> _MATERIAL FOR THE TASK_
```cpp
constexpr uint32_t kWave = 64;
constexpr uint32_t kBlockThreads = DINT_BLOCK_THREADS;
constexpr uint32_t kWavesPerBlock = kBlockThreads / kWave;
constexpr uint32_t kBlocksPerCU = 1;
constexpr uint32_t kLdsWords = 160 * 1024 / 4;
constexpr uint32_t kSPL = 4;
constexpr uint32_t kTileSlots = kWave * kSPL;
#ifndef DINT_GROUPS
#define DINT_GROUPS 2
#endif
constexpr uint32_t kGroups = DINT_GROUPS;
constexpr uint32_t kRounds = 8 / kGroups;
constexpr uint32_t kMaxCap = 2048;
constexpr uint32_t kFwWords = 2 * 64 + 4;
constexpr uint32_t kDeltaWords = kTileSlots + 4;
#ifndef DINT_STAGE_CELLS
#define DINT_STAGE_CELLS 176
#endif
constexpr uint32_t kStageWords = 4 * DINT_STAGE_CELLS;
#ifdef DINT_PROFILE
constexpr uint32_t kProfWords = 16;
#else
constexpr uint32_t kProfWords = 0;
#endif
constexpr uint32_t kScratchWords = kFwWords + kDeltaWords + kStageWords + kProfWords;
constexpr uint32_t kClassTableWords = 328 + 24;
constexpr uint32_t kDescWordAt = 328;
constexpr uint32_t kHotImageWords = kLdsWords - kClassTableWords - kWavesPerBlock * kScratchWords;
constexpr uint32_t kZeroHalves = 256;
constexpr uint32_t kMetaCold = 1u << 23;
constexpr uint32_t kMetaSlow = 1u << 22;
constexpr uint32_t kMetaOffMask = (1u << 20) - 2;
constexpr uint32_t kMetaPacked8 = 1u;
constexpr uint32_t kMetaException = 1u << 20;
constexpr uint32_t kQueueShards = 8;
constexpr uint32_t kQueueStride = 32;
constexpr uint32_t kChunkShards = 32;
constexpr uint32_t kChunkCounterLineAt = 1;
constexpr uint32_t kQueueLines = kQueueShards + 1 + kChunkShards;
constexpr uint32_t kClockWordAt = 16;
constexpr uint32_t kChunkDryWordAt = 24;
constexpr uint32_t kUnitDryWordAt = 25;
constexpr uint32_t kMaxUnitInts = 1u << 28;

#include "kernels/wave_basics.inc"
#include "kernels/tile.inc"
#include "kernels/segment.inc"
#include "kernels/bundles.inc"

}
#include "dint_query_kernels.hpp"
namespace dint_dev {

#include "kernels/index.inc"
#include "kernels/kernel_body.inc"
#include "kernels/query_pages.inc"

__global__ void debug_wave_scan_kernel(const uint32_t* in, uint32_t* out) {
    out[threadIdx.x] = wave_inclusive_sum(in[threadIdx.x]);
}

}
```

dint_amd/csrc/hip/kernels/bundles.inc:

```
__device__ __forceinline__ void decode_unit_single(const decode_args& a, const wave_ctx& c, uint64_t unit_index, prof_t& pf) {
    const dint_unit* up = a.units + unit_index;
    const uint64_t out_off = up->out_off;
    const uint32_t n = up->n;
    if (n == 0 || n > kMaxUnitInts || out_off > a.out_capacity || a.out_capacity - out_off < n || (a.only_full && n != 256)) return;
    const uint64_t in_off = uniform64(up->in_off);
    chain_io ch{};
    volatile uint8_t* const flag = a.unit_base ? a.gaps_left + unit_index : nullptr;
    if (flag && c.lane == 0) *flag = 0;
    const uint64_t end = decode_segment<16, kRounds, kGroups, 0>(a, c, a.dict.first, in_off, n, a.out + out_off, ch, pf, false, false,
                                                                 a.unit_base ? a.unit_base + unit_index : nullptr,
                                                                 a.unit_base ? a.gaps_left + unit_index : nullptr);
    if (a.end_off && c.lane == 0) a.end_off[unit_index] = end;
    if (flag && n <= 256) {
        uint32_t left = 0;
        if (c.lane == 0) left = *flag, *flag = 0;
        if (uniform(left) != 0) gaps_to_docids_here(a.out + out_off, n, uniform(a.unit_base[unit_index]), c.lane);
    }
}

constexpr uint32_t kBundleMaxInts = 256;
constexpr uint32_t kBundleMaxBytes = 504;

constexpr uint32_t kChunkUnits = 64;
__global__ __launch_bounds__(256) void bundle_schedule_kernel(const dint_unit* units, const uint32_t* spans, uint64_t n_units,
                                                              const uint8_t* enc, uint64_t enc_bytes, uint64_t out_capacity,
                                                              uint32_t only_full, uint32_t multi, uint32_t chunked, uint8_t* sched,
                                                              uint32_t* block_items, u32x4* urec, uint64_t* cbase) {
    __shared__ uint32_t lanes[256], pre[256];
    __shared__ uint32_t place[256];
    __shared__ uint8_t start[256];
    const uint32_t tid = threadIdx.x;
    const uint64_t i = uint64_t(blockIdx.x) * 256 + tid;
    uint32_t L = 0, sel = 0;
    uint64_t in = 0, out = 0;
    uint32_t n = 0;
    if (i < n_units) {
        in = units[i].in_off;
        out = units[i].out_off;
        n = units[i].n;
    }
    const uint64_t in0 = (uint64_t(uint32_t(__shfl(uint32_t(in >> 32), 0))) << 32) | uint32_t(__shfl(uint32_t(in), 0));
    const uint64_t out0 = (uint64_t(uint32_t(__shfl(uint32_t(out >> 32), 0))) << 32) | uint32_t(__shfl(uint32_t(out), 0));
    if (i < n_units) {
        const uint64_t nxt = spans ? in + spans[i] : (i + 1 < n_units ? units[i + 1].in_off : enc_bytes);
        if (n >= 1 && n <= kBundleMaxInts && (!only_full || n == 256) && nxt > in && nxt - in <= kBundleMaxBytes &&
            nxt <= enc_bytes && out <= out_capacity && out_capacity - out >= n && in >= in0 && nxt - in0 + 16 <= 0xFFFFFFFFull && out >= out0 &&
            out - out0 < (chunked ? (1ull << 28) : (1ull << 32))) {
            if (!multi) {
                const uint32_t l = uint32_t((nxt - in + 7) >> 3);
                if (l <= kWave - 1 && in + 8ull * l <= enc_bytes) L = l;
            } else {
                sel = enc[in];
                const uint32_t stride = sel >= 6 ? 4u : 8u;
                const uint32_t l = uint32_t((nxt - in - 1 + stride - 1) / stride);
                if (sel < 12 && l >= 1 && l <= kWave - 1 && in + 1 + uint64_t(stride) * l + 8 <= enc_bytes) L = l;
            }
        }
    }
    lanes[tid] = L | (n << 8);
    pre[tid] = (L != 0 && tid != 0 && i < n_units && out == units[i - 1].out_off + units[i - 1].n) ? 1u : 0u;
    __syncthreads();
    if (chunked) {
        start[tid] = L != 0 ? 0 : 1;
        place[tid] = 0;
    } else if ((tid & 63u) == 0) {
        uint32_t in_use = 0, ints = 0, prev_l = 0;
#pragma unroll 16
        for (uint32_t j = tid; j != tid + 64; ++j) {
            const uint32_t l = lanes[j] & 255u, m = lanes[j] >> 8;
            const bool cont = l != 0 && prev_l != 0 && pre[j] != 0 && in_use + l <= kWave && ints + m <= kMaxCap;
            start[j] = cont ? 0 : 1;
            in_use = cont ? in_use + l : l;
            ints = cont ? ints + m : m;
            prev_l = l;
        }
    }
    __syncthreads();
    uint32_t c = 0;
    if (start[tid] != 0 && i < n_units) {
        c = 1;
        if (L != 0 && !chunked)
            while (tid + c < 256 && ((tid + c) & 63u) != 0 && i + c < n_units && !start[tid + c]) ++c;
    }
    const bool alone = c == 1 && (L == 0 || !chunked) && !(chunked && only_full && n != 256);
    const bool item = alone || (!chunked && c > 1);
    const int n_items = __syncthreads_count(item);
    if (tid == 0) block_items[blockIdx.x] = uint32_t(n_items);
    if (i >= n_units) return;
    sched[i] = uint8_t(item ? c : 0);
    u32x4 r;
    r.x = uint32_t(in - in0);
    r.y = uint32_t(out - out0);
    r.z = ((n - 1u) & 255u) | (L << 8) | (sel << 14) | (c << 18);
    r.w = chunked ? place[tid] : 0u;
    urec[i] = r;
    if ((tid & 63u) == 0) {
        cbase[2 * (i >> 6)] = in0;
        cbase[2 * (i >> 6) + 1] = out0;
    }
}

__global__ __launch_bounds__(64) void bundle_pack_kernel(u32x4* urec, uint64_t n_units) {
    __shared__ uint32_t zs[64][65];
    constexpr uint32_t kOpen = DINT_FF_OPEN;
    const uint32_t tid = threadIdx.x;
    const uint64_t base = (uint64_t(blockIdx.x) * 64 + tid) * kChunkUnits;
    for (uint32_t j = 0; j != kChunkUnits; ++j) zs[tid][j] = base + j < n_units ? urec[base + j].z : 0u;
    uint32_t used[kOpen], mem[kOpen], id[kOpen], n_open = 0, next_id = 0;
#pragma unroll
    for (uint32_t k = 0; k != kOpen; ++k) used[k] = 0, mem[k] = 0, id[k] = 0;
    for (uint32_t j = 0; j != kChunkUnits; ++j) {
        const uint32_t z = zs[tid][j];
        const uint32_t l = (z >> 8) & 63u;
        uint32_t b = kOpen;
#pragma unroll
        for (uint32_t k = 0; k != kOpen; ++k)
            if (b == kOpen && k < n_open && used[k] + l <= kWave && mem[k] < 8) b = k;
        const bool fresh = b == kOpen;
        if (fresh) {
            b = n_open < kOpen ? n_open : 0u;
            if (n_open == kOpen) {
                uint32_t most = used[0];
#pragma unroll
                for (uint32_t k = 1; k != kOpen; ++k)
                    if (used[k] > most) most = used[k], b = k;
            }
        }
        uint32_t pl = 0;
#pragma unroll
        for (uint32_t k = 0; k != kOpen; ++k)
            if (k == b && l != 0) {
                if (fresh) id[k] = next_id, used[k] = 0, mem[k] = 0;
                pl = id[k] | (used[k] << 8) | (mem[k] << 16) | (mem[k] == 0 ? 1u << 31 : 0u);
                used[k] += l;
                mem[k] += 1;
            }
        if (fresh && l != 0) {
            next_id += 1;
            n_open += n_open < kOpen ? 1u : 0u;
        }
        zs[tid][j] = pl;
    }
    for (uint32_t j = 0; j != kChunkUnits; ++j) {
        const uint32_t pl = zs[tid][j];
        if (base + j < n_units && pl != 0) {
            u32x4 r = urec[base + j];
            r.z = (r.z & ~(127u << 18)) | ((pl >> 31) << 18);
            r.w = pl & 0x7FFFFFFFu;
            urec[base + j] = r;
        }
    }
}

__global__ __launch_bounds__(256) void split_units_kernel(const uint32_t* items, uint32_t n_items, const dint_unit* units, const uint8_t* enc,
                                                          uint64_t enc_bytes, uint64_t out_capacity, dict_view dv, u32x4* urec, uint64_t* cbase,
                                                          uint32_t* left_items, uint32_t* n_left) {
    const uint32_t j = blockIdx.x * 256 + threadIdx.x;
    if (j >= n_items) return;
    const dint_unit u = units[items[j]];
    const dint_unit u0 = units[items[j & ~31u]];
    const uint64_t in0 = u0.in_off, out0 = u0.out_off;
    if ((j & 31u) == 0) {
// ... 786 lines not shown
```

dint_amd/csrc/hip/kernels/kernel_body.inc:

```
struct query_pages {
    const dint_block_ref* blocks;
    const uint32_t* ids;
    const uint32_t* count;
    uint64_t bound;
    uint32_t retire;
    const uint32_t* page_query;
    const uint32_t* term_first;
    const uint32_t* term_blocks;
    const uint32_t* block_max;
    uint32_t* target;
    uint32_t* needed;
    uint32_t* rank;
    uint32_t* touched;
    uint32_t* n_touched;
    uint32_t hash_mask;
};
template <bool MULTI>
__device__ __forceinline__ void decode_query_page(const decode_args& a, const wave_ctx& c, const query_pages& qp, uint64_t page, prof_t& pf);

template <bool ALL = true>
__device__ __forceinline__ decode_args own_scalars(const decode_args& k) {
    decode_args a = k;
    asm volatile("" : "+s"(a.dict.tables), "+s"(a.dict.lds_image), "+s"(a.dict.descs), "+s"(a.dict.tables_bytes),
                 "+s"(a.dict.heads_base), "+s"(a.dict.tails_base), "+s"(a.dict.goff_base), "+s"(a.dict.gtable_base), "+s"(a.dict.hot_words),
                 "+s"(a.dict.first.meta_base), "+s"(a.dict.first.hot_base), "+s"(a.dict.first.hot_k));
    asm volatile("" : "+s"(a.enc), "+s"(a.enc_bytes), "+s"(a.units), "+s"(a.n_units), "+s"(a.out),
                 "+s"(a.out_capacity), "+s"(a.end_off), "+s"(a.queue), "+s"(a.n_shards), "+s"(a.only_full));
    if (ALL) asm volatile("" : "+s"(a.sched), "+s"(a.items), "+s"(a.item_cnt), "+s"(a.n_items), "+s"(a.urec), "+s"(a.cbase), "+s"(a.chunk_queue), "+s"(a.spans),
                 "+s"(a.plus_one), "+s"(a.unit_base), "+s"(a.gaps_left));
    return a;
}

template <bool MULTI, bool INDEX, bool QUERY = false, bool BUNDLES_ONLY = false>
__device__ __forceinline__ void decode_kernel_body(const decode_args& kernarg, const query_pages* qp = nullptr,
                                                   const round_tail* tail = nullptr, const tails_args* short_blocks = nullptr,
                                                   uint32_t karg_at = 0) {
    decode_args a_ = own_scalars<(MULTI || INDEX || QUERY)>(kernarg);
    if (!INDEX) {
        a_.unit_base = nullptr;
        a_.gaps_left = nullptr;
        a_.plus_one = 0;
        a_.only_full = 0;
    }
    const decode_args a = a_;
    const uint64_t clock0 = __builtin_amdgcn_s_memtime();
    extern __shared__ __attribute__((aligned(16))) uint32_t lds[];
    uint64_t q_work = 0;
    if (QUERY) {
        q_work = qp->bound;
        if (qp->count) q_work = uniform(*qp->count) < q_work ? uniform(*qp->count) : q_work;
    }
    const bool q_idle = QUERY && uint64_t(blockIdx.x) * kWavesPerBlock >= q_work;
    if (!q_idle) {
    if (!QUERY) {
        for (uint32_t i = threadIdx.x; 4 * i < a.dict.hot_words; i += kBlockThreads)
            reinterpret_cast<u32x4*>(lds)[i] = reinterpret_cast<const u32x4*>(a.dict.lds_image)[i];
    } else {
        constexpr uint32_t kSteps = (kHotImageWords / 4 + kBlockThreads - 1) / kBlockThreads;
        u32x4 part[kSteps];
#pragma unroll
        for (uint32_t k = 0; k != kSteps; ++k) {
            const uint32_t i = threadIdx.x + k * kBlockThreads;
            if (4 * i < a.dict.hot_words) part[k] = reinterpret_cast<const u32x4*>(a.dict.lds_image)[i];
        }
#pragma unroll
        for (uint32_t k = 0; k != kSteps; ++k) {
            const uint32_t i = threadIdx.x + k * kBlockThreads;
            if (4 * i < a.dict.hot_words) reinterpret_cast<u32x4*>(lds)[i] = part[k];
        }
    }
    uint16_t* const cls = reinterpret_cast<uint16_t*>(lds + a.dict.hot_words);
    build_class_table(cls);
    uint32_t* const descs = lds + a.dict.hot_words + kDescWordAt;
    if (threadIdx.x < 24) descs[threadIdx.x] = MULTI ? reinterpret_cast<const uint32_t*>(a.dict.descs)[threadIdx.x] : 0u;
    const uint32_t lane = lane_id();
    const uint32_t wave = uniform(threadIdx.x / kWave);
    uint32_t* const scratch = lds + a.dict.hot_words + kClassTableWords + wave * kScratchWords;
    for (uint32_t i = lane; i < kFwWords; i += kWave) scratch[i] = 0;
    __syncthreads();
    wave_ctx c;
    c.lds = lds;
    c.cls = cls;
    c.descs = descs;
    c.scratch = scratch;
    c.lane = lane;
    c.rs_dict = __builtin_amdgcn_make_buffer_rsrc(const_cast<uint8_t*>(a.dict.tables), 0, int(a.dict.tables_bytes), 0x00020000);
    c.heads_base = a.dict.heads_base;
    c.tails_base = a.dict.tails_base;
    c.goff_base = a.dict.goff_base;
    c.gtable_base = a.dict.gtable_base;
    const uint32_t shard = blockIdx.x % a.n_shards;
    const uint64_t n_work = QUERY ? q_work : a.sched ? uint64_t(uniform(*a.n_items)) : a.n_units;
    const uint64_t per_shard = (n_work + a.n_shards - 1) / a.n_shards;
    uint32_t cur = shard;
    auto ask = [&]() -> uint32_t {
        uint32_t j = 0;
        if (lane == 0) j = __hip_atomic_fetch_add(a.queue + cur * kQueueStride, 1u, __ATOMIC_RELAXED, __HIP_MEMORY_SCOPE_AGENT);
        return j;
    };
    auto take = [&](uint32_t ticket) -> uint64_t {
        uint32_t j = uniform(ticket);
        for (;;) {
            const uint64_t first = per_shard * cur;
            const uint64_t size = first >= n_work ? 0 : (n_work - first < per_shard ? n_work - first : per_shard);
            if (j < size) return first + j;
            const uint32_t next = next_open_counter(a.chunk_queue + kUnitDryWordAt, a.n_shards, cur, lane);
            if (next == ~0u) return ~0ull;
            cur = next;
            j = uniform(ask());
        }
    };
    prof_t pf;
#ifdef DINT_PROFILE
    prof_begin(pf, scratch + kScratchWords - kProfWords, lane);
#endif
    if (INDEX && !QUERY && short_blocks) {
        if (short_blocks->zero_next != nullptr && blockIdx.x == gridDim.x - 1)
            for (uint32_t i = threadIdx.x; i < short_blocks->zero_words; i += kBlockThreads) short_blocks->zero_next[i] = 0;
        SECTION(pf, 5, "short_blocks");
        tails_phase(a.enc, a.enc_bytes, *short_blocks, uint32_t(scratch - lds), lane);
        SECTION(pf, 0, "outside");
    }
    if (QUERY) {
        const uint64_t stride = uint64_t(gridDim.x) * kWavesPerBlock;
        for (uint64_t page = uint64_t(blockIdx.x) * kWavesPerBlock + wave; page < n_work; page += stride) decode_query_page<MULTI>(a, c, *qp, page, pf);
    }
    uint64_t w = BUNDLES_ONLY || QUERY ? ~0ull : take(ask());
    while (!BUNDLES_ONLY && !QUERY && w != ~0ull) {
        SECTION(pf, 14, "draw");
        uint32_t ticket = ask();
        const uint64_t uu = uniform64(!QUERY && a.sched ? uint64_t(a.items[w]) : w);
        if (QUERY) {
            decode_query_page<MULTI>(a, c, *qp, uu, pf);
        } else if (MULTI) {
            decode_unit_multi(a, c, uu, pf);
        } else {
            const uint32_t cc = uniform(a.sched ? uint32_t(a.item_cnt[w]) : 1u);
            if (__builtin_expect(cc > 1, 0)) decode_bundle_listed<false>(a, c, uu, cc, pf);
            else decode_unit_single(a, c, uu, pf);
        }
        asm volatile("" : "+v"(ticket));
        w = take(ticket);
    }
    if ((MULTI || (INDEX && a.only_full)) && !QUERY && a.sched && a.urec) {
        decode_bundle_chunks<MULTI, (MULTI && !INDEX && BUNDLES_ONLY)>(a, c, pf);
    }
#ifdef DINT_PROFILE
    prof_end(pf);
#endif
    }
    if (blockIdx.x == 0 && threadIdx.x == 0 && (a.urec || !a.sched))
    {
#if defined(__HIP_DEVICE_COMPILE__)
        typedef __attribute__((address_space(4))) const uint8_t constant_u8;
        constant_u8* kp = (constant_u8*)__builtin_amdgcn_kernarg_segment_ptr();
        asm volatile("" : "+s"(kp));
        uint64_t* const clk = *(uint64_t* __attribute__((address_space(4))) const*)(kp + karg_at + offsetof(decode_args, clock));
        *clk = __builtin_amdgcn_s_memtime() - clock0;
#else
        (void)clock0, (void)karg_at;
#endif
    }
    if (QUERY) {
        if (!tail->done) return;
        __shared__ uint32_t last;
        if (gridDim.x != 1) __threadfence();
        __syncthreads();
        if (gridDim.x != 1) {
            if (threadIdx.x == 0) last = atomicAdd(tail->done, 1u) == gridDim.x - 1 ? 1u : 0u;
            __syncthreads();
            if (!last) return;
            __threadfence();
        }
        and_round_tail(*tail);
    }
}
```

> _EXERCISE PROMPT_
Could you return all lines from the data above that contain the string "tables"?

> _REPLY_
    asm volatile("" : "+s"(a.dict.tables), "+s"(a.dict.lds_image), "+s"(a.dict.descs), "+s"(a.dict.tables_bytes),
    c.rs_dict = __builtin_amdgcn_make_buffer_rsrc(const_cast<uint8_t*>(a.dict.tables), 0, int(a.dict.tables_bytes), 0x00020000);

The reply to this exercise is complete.